* _Problem statement_: Starting from the first line, set down the entire listing exactly.

━━━━━━━━━━

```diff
+        const __amdgpu_buffer_rsrc_t planes = __builtin_amdgcn_make_buffer_rsrc((void *)soa, 0, (int)(u32)(kPlanes * stride), 0x00020000);
+        const u32 pitch = (u32)stride;
+        auto codes_of = [&](size_t t, u32 (&c)[kPlanes]) {
+            u32 tv = t < n ? (u32)t : last;
+            if (MAP) tv = min((u32)src_map[tv], last_state);
+#pragma unroll
+            for (int j = 0; j < kPlanes; ++j) c[j] = (RUBIKS_GATHER_ABLATE & 4) ? (tv + j) % 24u : (u32)__builtin_amdgcn_raw_buffer_load_b8(planes, tv, (u32)j * pitch, 0);
+        };
+        const u32 base0 = u * 16, base1 = u * 16 + 11 * 24 * (kGaCols * 4);
+        __syncthreads();
+        u32 code[kPlanes], code_next[kPlanes];
+        codes_of(t, code);
+        for (size_t t0 = row_lo + (size_t)wave * kStates; t0 < row_hi; t0 += kStep, t += kStep) {
+            const bool more = t0 + kStep < row_hi;
+            f32x2 acc[2] = {f32x2{b4.x, b4.y}, f32x2{b4.z, b4.w}};
+            constexpr int kBatch = 10;
+#pragma unroll
+            for (int part = 0; part < kPlanes / kBatch; ++part) {
+                float4 v[kBatch];
+#pragma unroll
+                for (int i = 0; i < kBatch; ++i) {
+                    const int j = part * kBatch + i;
+                    const u32 at = (code[j] << 8) + (j < 11 ? base0 : base1);
+                    const unsigned char *rowp = lds + at + (j < 11 ? j : j - 11) * 24 * (kGaCols * 4);
+                    v[i] = (RUBIKS_GATHER_ABLATE & 2) ? make_float4(__uint_as_float(at), 1.f, 2.f, 3.f) : *reinterpret_cast<const float4 *>(rowp);
                 }
-            __builtin_amdgcn_sched_barrier(0);
-        }
-        bool bad = false;
-        SplitPair sp[2 * R];
-#pragma unroll
-        for (int p = 0; p < 2 * R; ++p) {
-            if (!(RUBIKS_GATHER_ABLATE & 8)) acc[p] = act_value2<ACT>(acc[p], alpha);
-            bad |= !(fabsf(acc[p].x) <= 65504.0f);
-            bad |= !(fabsf(acc[p].y) <= 65504.0f);
-            sp[p] = split_pair(acc[p].x, acc[p].y);
-        }
-        const bool live = (RUBIKS_GATHER_ABLATE & 1) ? (t < row_hi && acc[0].x == 1.2345e-30f) : t < row_hi;
-        unsigned char *orow = out + t * ((size_t)H * 4);
-        if (C == 8) {
-            if (live) {
-                out_of_range |= bad;
-                *reinterpret_cast<uint4 *>(orow + (size_t)col * 2) = make_uint4(sp[0].hi, sp[1].hi, sp[2 * R - 2].hi, sp[2 * R - 1].hi);
-                *reinterpret_cast<uint4 *>(orow + ((size_t)H + col) * 2) = make_uint4(sp[0].lo, sp[1].lo, sp[2 * R - 2].lo, sp[2 * R - 1].lo);
-            }
-        } else {
+                __builtin_amdgcn_sched_barrier(0);
+                if (part == 0 && more) codes_of(t + kStep, code_next);
+                __builtin_amdgcn_sched_barrier(0);
+#pragma unroll
+                for (int i = 0; i < kBatch; ++i) {
+                    acc[0] += f32x2{v[i].x, v[i].y};
+                    acc[1] += f32x2{v[i].z, v[i].w};
+                }
+                __builtin_amdgcn_sched_barrier(0);
+            }
+            bool bad = false;
+            SplitPair sp[2];
+#pragma unroll
+            for (int p = 0; p < 2; ++p) {
+                if (!(RUBIKS_GATHER_ABLATE & 8)) acc[p] = act_value2<ACT>(acc[p], alpha);
+                bad |= !(fabsf(acc[p].x) <= 65504.0f);
+                bad |= !(fabsf(acc[p].y) <= 65504.0f);
+                sp[p] = split_pair(acc[p].x, acc[p].y);
+            }
+            const bool live = (RUBIKS_GATHER_ABLATE & 1) ? (t < row_hi && acc[0].x == 1.2345e-30f) : t < row_hi;
+            unsigned char *orow = out + t * ((size_t)H * 4);
             constexpr int kSwapPairs = 0xB1;
             const u32 n_hi0 = (u32)__builtin_amdgcn_mov_dpp((int)sp[0].hi, kSwapPairs, 0xF, 0xF, true), n_hi1 = (u32)__builtin_amdgcn_mov_dpp((int)sp[1].hi, kSwapPairs, 0xF, 0xF, true);
             const u32 n_lo0 = (u32)__builtin_amdgcn_mov_dpp((int)sp[0].lo, kSwapPairs, 0xF, 0xF, true), n_lo1 = (u32)__builtin_amdgcn_mov_dpp((int)sp[1].lo, kSwapPairs, 0xF, 0xF, true);
@@ -782,13 +897,13 @@
                 const uint4 both = odd ? make_uint4(n_lo0, n_lo1, sp[0].lo, sp[1].lo) : make_uint4(sp[0].hi, sp[1].hi, n_hi0, n_hi1);
                 *reinterpret_cast<uint4 *>(orow + (odd ? (size_t)H + col - 4 : (size_t)col) * 2) = both;
             }
-        }
-        if (more) {
-#pragma unroll
-            for (int j = 0; j < kPlanes; ++j) code[j] = code_next[j];
-        }
-    }
-    if (range_flag && out_of_range) atomicOr(range_flag, 1);
+            if (more) {
+#pragma unroll
+                for (int j = 0; j < kPlanes; ++j) code[j] = code_next[j];
+            }
+        }
+        if (range_flag && out_of_range) atomicOr(range_flag, 1);
+    }
 }
 
 extern "C" int rc_oh_split_f16(const int8_t *soa, size_t n, size_t stride, uint16_t *out, rc_stream_t stream) {
@@ -960,7 +1075,7 @@
     const size_t lds_bytes = (size_t)kGaRows * kGaCols * 4;
     hipStream_t s = (hipStream_t)stream;
     const bool wide = form ? form == 2 : n * col_tiles > (size_t)5000 * 64;
-    const u32 waves = wide ? 8 : 16, states = wide ? 8 : 4;
+    const u32 waves = wide ? kGaWideWaves : 16, states = wide ? 8 : 4;
     u32 row_groups = (256 + col_tiles - 1) / col_tiles;
     const u32 rows_per_pass = waves * states;
     const size_t per_group = ceil_div(n, (size_t)row_groups);
@@ -985,9 +1100,9 @@
 #define RC_LAUNCH_GA_ACT(ACT)                              \
     do {                                                   \
         if (rows_dev) {                                    \
-            if (wide) RC_LAUNCH_GA(ACT, 8, 8, true);       \
+            if (wide) RC_LAUNCH_GA(ACT, kGaWideWaves, 8, true);      \
             else RC_LAUNCH_GA(ACT, 16, 4, true);           \
-        } else if (wide) RC_LAUNCH_GA(ACT, 8, 8, false);   \
+        } else if (wide) RC_LAUNCH_GA(ACT, kGaWideWaves, 8, false);  \
         else RC_LAUNCH_GA(ACT, 16, 4, false);              \
     } while (0)
     if (activation == RC_ACT_ELU) RC_LAUNCH_GA_ACT(RC_ACT_ELU);
```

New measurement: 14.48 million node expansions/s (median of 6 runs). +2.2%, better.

━━━━━━━━━━

* _Output for this exercise_:
```diff
+        const __amdgpu_buffer_rsrc_t planes = __builtin_amdgcn_make_buffer_rsrc((void *)soa, 0, (int)(u32)(kPlanes * stride), 0x00020000);
+        const u32 pitch = (u32)stride;
+        auto codes_of = [&](size_t t, u32 (&c)[kPlanes]) {
+            u32 tv = t < n ? (u32)t : last;
+            if (MAP) tv = min((u32)src_map[tv], last_state);
+#pragma unroll
+            for (int j = 0; j < kPlanes; ++j) c[j] = (RUBIKS_GATHER_ABLATE & 4) ? (tv + j) % 24u : (u32)__builtin_amdgcn_raw_buffer_load_b8(planes, tv, (u32)j * pitch, 0);
+        };
+        const u32 base0 = u * 16, base1 = u * 16 + 11 * 24 * (kGaCols * 4);
+        __syncthreads();
+        u32 code[kPlanes], code_next[kPlanes];
+        codes_of(t, code);
+        for (size_t t0 = row_lo + (size_t)wave * kStates; t0 < row_hi; t0 += kStep, t += kStep) {
+            const bool more = t0 + kStep < row_hi;
+            f32x2 acc[2] = {f32x2{b4.x, b4.y}, f32x2{b4.z, b4.w}};
+            constexpr int kBatch = 10;
+#pragma unroll
+            for (int part = 0; part < kPlanes / kBatch; ++part) {
+                float4 v[kBatch];
+#pragma unroll
+                for (int i = 0; i < kBatch; ++i) {
+                    const int j = part * kBatch + i;
+                    const u32 at = (code[j] << 8) + (j < 11 ? base0 : base1);
+                    const unsigned char *rowp = lds + at + (j < 11 ? j : j - 11) * 24 * (kGaCols * 4);
+                    v[i] = (RUBIKS_GATHER_ABLATE & 2) ? make_float4(__uint_as_float(at), 1.f, 2.f, 3.f) : *reinterpret_cast<const float4 *>(rowp);
                 }
-            __builtin_amdgcn_sched_barrier(0);
-        }
-        bool bad = false;
-        SplitPair sp[2 * R];
-#pragma unroll
-        for (int p = 0; p < 2 * R; ++p) {
-            if (!(RUBIKS_GATHER_ABLATE & 8)) acc[p] = act_value2<ACT>(acc[p], alpha);
-            bad |= !(fabsf(acc[p].x) <= 65504.0f);
-            bad |= !(fabsf(acc[p].y) <= 65504.0f);
-            sp[p] = split_pair(acc[p].x, acc[p].y);
-        }
-        const bool live = (RUBIKS_GATHER_ABLATE & 1) ? (t < row_hi && acc[0].x == 1.2345e-30f) : t < row_hi;
-        unsigned char *orow = out + t * ((size_t)H * 4);
-        if (C == 8) {
-            if (live) {
-                out_of_range |= bad;
-                *reinterpret_cast<uint4 *>(orow + (size_t)col * 2) = make_uint4(sp[0].hi, sp[1].hi, sp[2 * R - 2].hi, sp[2 * R - 1].hi);
-                *reinterpret_cast<uint4 *>(orow + ((size_t)H + col) * 2) = make_uint4(sp[0].lo, sp[1].lo, sp[2 * R - 2].lo, sp[2 * R - 1].lo);
-            }
-        } else {
+                __builtin_amdgcn_sched_barrier(0);
+                if (part == 0 && more) codes_of(t + kStep, code_next);
+                __builtin_amdgcn_sched_barrier(0);
+#pragma unroll
+                for (int i = 0; i < kBatch; ++i) {
+                    acc[0] += f32x2{v[i].x, v[i].y};
+                    acc[1] += f32x2{v[i].z, v[i].w};
+                }
+                __builtin_amdgcn_sched_barrier(0);
+            }
+            bool bad = false;
+            SplitPair sp[2];
+#pragma unroll
+            for (int p = 0; p < 2; ++p) {
+                if (!(RUBIKS_GATHER_ABLATE & 8)) acc[p] = act_value2<ACT>(acc[p], alpha);
+                bad |= !(fabsf(acc[p].x) <= 65504.0f);
+                bad |= !(fabsf(acc[p].y) <= 65504.0f);
+                sp[p] = split_pair(acc[p].x, acc[p].y);
+            }
+            const bool live = (RUBIKS_GATHER_ABLATE & 1) ? (t < row_hi && acc[0].x == 1.2345e-30f) : t < row_hi;
+            unsigned char *orow = out + t * ((size_t)H * 4);
             constexpr int kSwapPairs = 0xB1;
             const u32 n_hi0 = (u32)__builtin_amdgcn_mov_dpp((int)sp[0].hi, kSwapPairs, 0xF, 0xF, true), n_hi1 = (u32)__builtin_amdgcn_mov_dpp((int)sp[1].hi, kSwapPairs, 0xF, 0xF, true);
             const u32 n_lo0 = (u32)__builtin_amdgcn_mov_dpp((int)sp[0].lo, kSwapPairs, 0xF, 0xF, true), n_lo1 = (u32)__builtin_amdgcn_mov_dpp((int)sp[1].lo, kSwapPairs, 0xF, 0xF, true);
@@ -782,13 +897,13 @@
                 const uint4 both = odd ? make_uint4(n_lo0, n_lo1, sp[0].lo, sp[1].lo) : make_uint4(sp[0].hi, sp[1].hi, n_hi0, n_hi1);
                 *reinterpret_cast<uint4 *>(orow + (odd ? (size_t)H + col - 4 : (size_t)col) * 2) = both;
             }
-        }
-        if (more) {
-#pragma unroll
-            for (int j = 0; j < kPlanes; ++j) code[j] = code_next[j];
-        }
-    }
-    if (range_flag && out_of_range) atomicOr(range_flag, 1);
+            if (more) {
+#pragma unroll
+                for (int j = 0; j < kPlanes; ++j) code[j] = code_next[j];
+            }
+        }
+        if (range_flag && out_of_range) atomicOr(range_flag, 1);
+    }
 }
 
 extern "C" int rc_oh_split_f16(const int8_t *soa, size_t n, size_t stride, uint16_t *out, rc_stream_t stream) {
@@ -960,7 +1075,7 @@
     const size_t lds_bytes = (size_t)kGaRows * kGaCols * 4;
     hipStream_t s = (hipStream_t)stream;
     const bool wide = form ? form == 2 : n * col_tiles > (size_t)5000 * 64;
-    const u32 waves = wide ? 8 : 16, states = wide ? 8 : 4;
+    const u32 waves = wide ? kGaWideWaves : 16, states = wide ? 8 : 4;
     u32 row_groups = (256 + col_tiles - 1) / col_tiles;
     const u32 rows_per_pass = waves * states;
     const size_t per_group = ceil_div(n, (size_t)row_groups);
@@ -985,9 +1100,9 @@
 #define RC_LAUNCH_GA_ACT(ACT)                              \
     do {                                                   \
         if (rows_dev) {                                    \
-            if (wide) RC_LAUNCH_GA(ACT, 8, 8, true);       \
+            if (wide) RC_LAUNCH_GA(ACT, kGaWideWaves, 8, true);      \
             else RC_LAUNCH_GA(ACT, 16, 4, true);           \
-        } else if (wide) RC_LAUNCH_GA(ACT, 8, 8, false);   \
+        } else if (wide) RC_LAUNCH_GA(ACT, kGaWideWaves, 8, false);  \
         else RC_LAUNCH_GA(ACT, 16, 4, false);              \
     } while (0)
     if (activation == RC_ACT_ELU) RC_LAUNCH_GA_ACT(RC_ACT_ELU);
```

New measurement: 14.48 million node expansions/s (median of 6 runs). +2.2%, better.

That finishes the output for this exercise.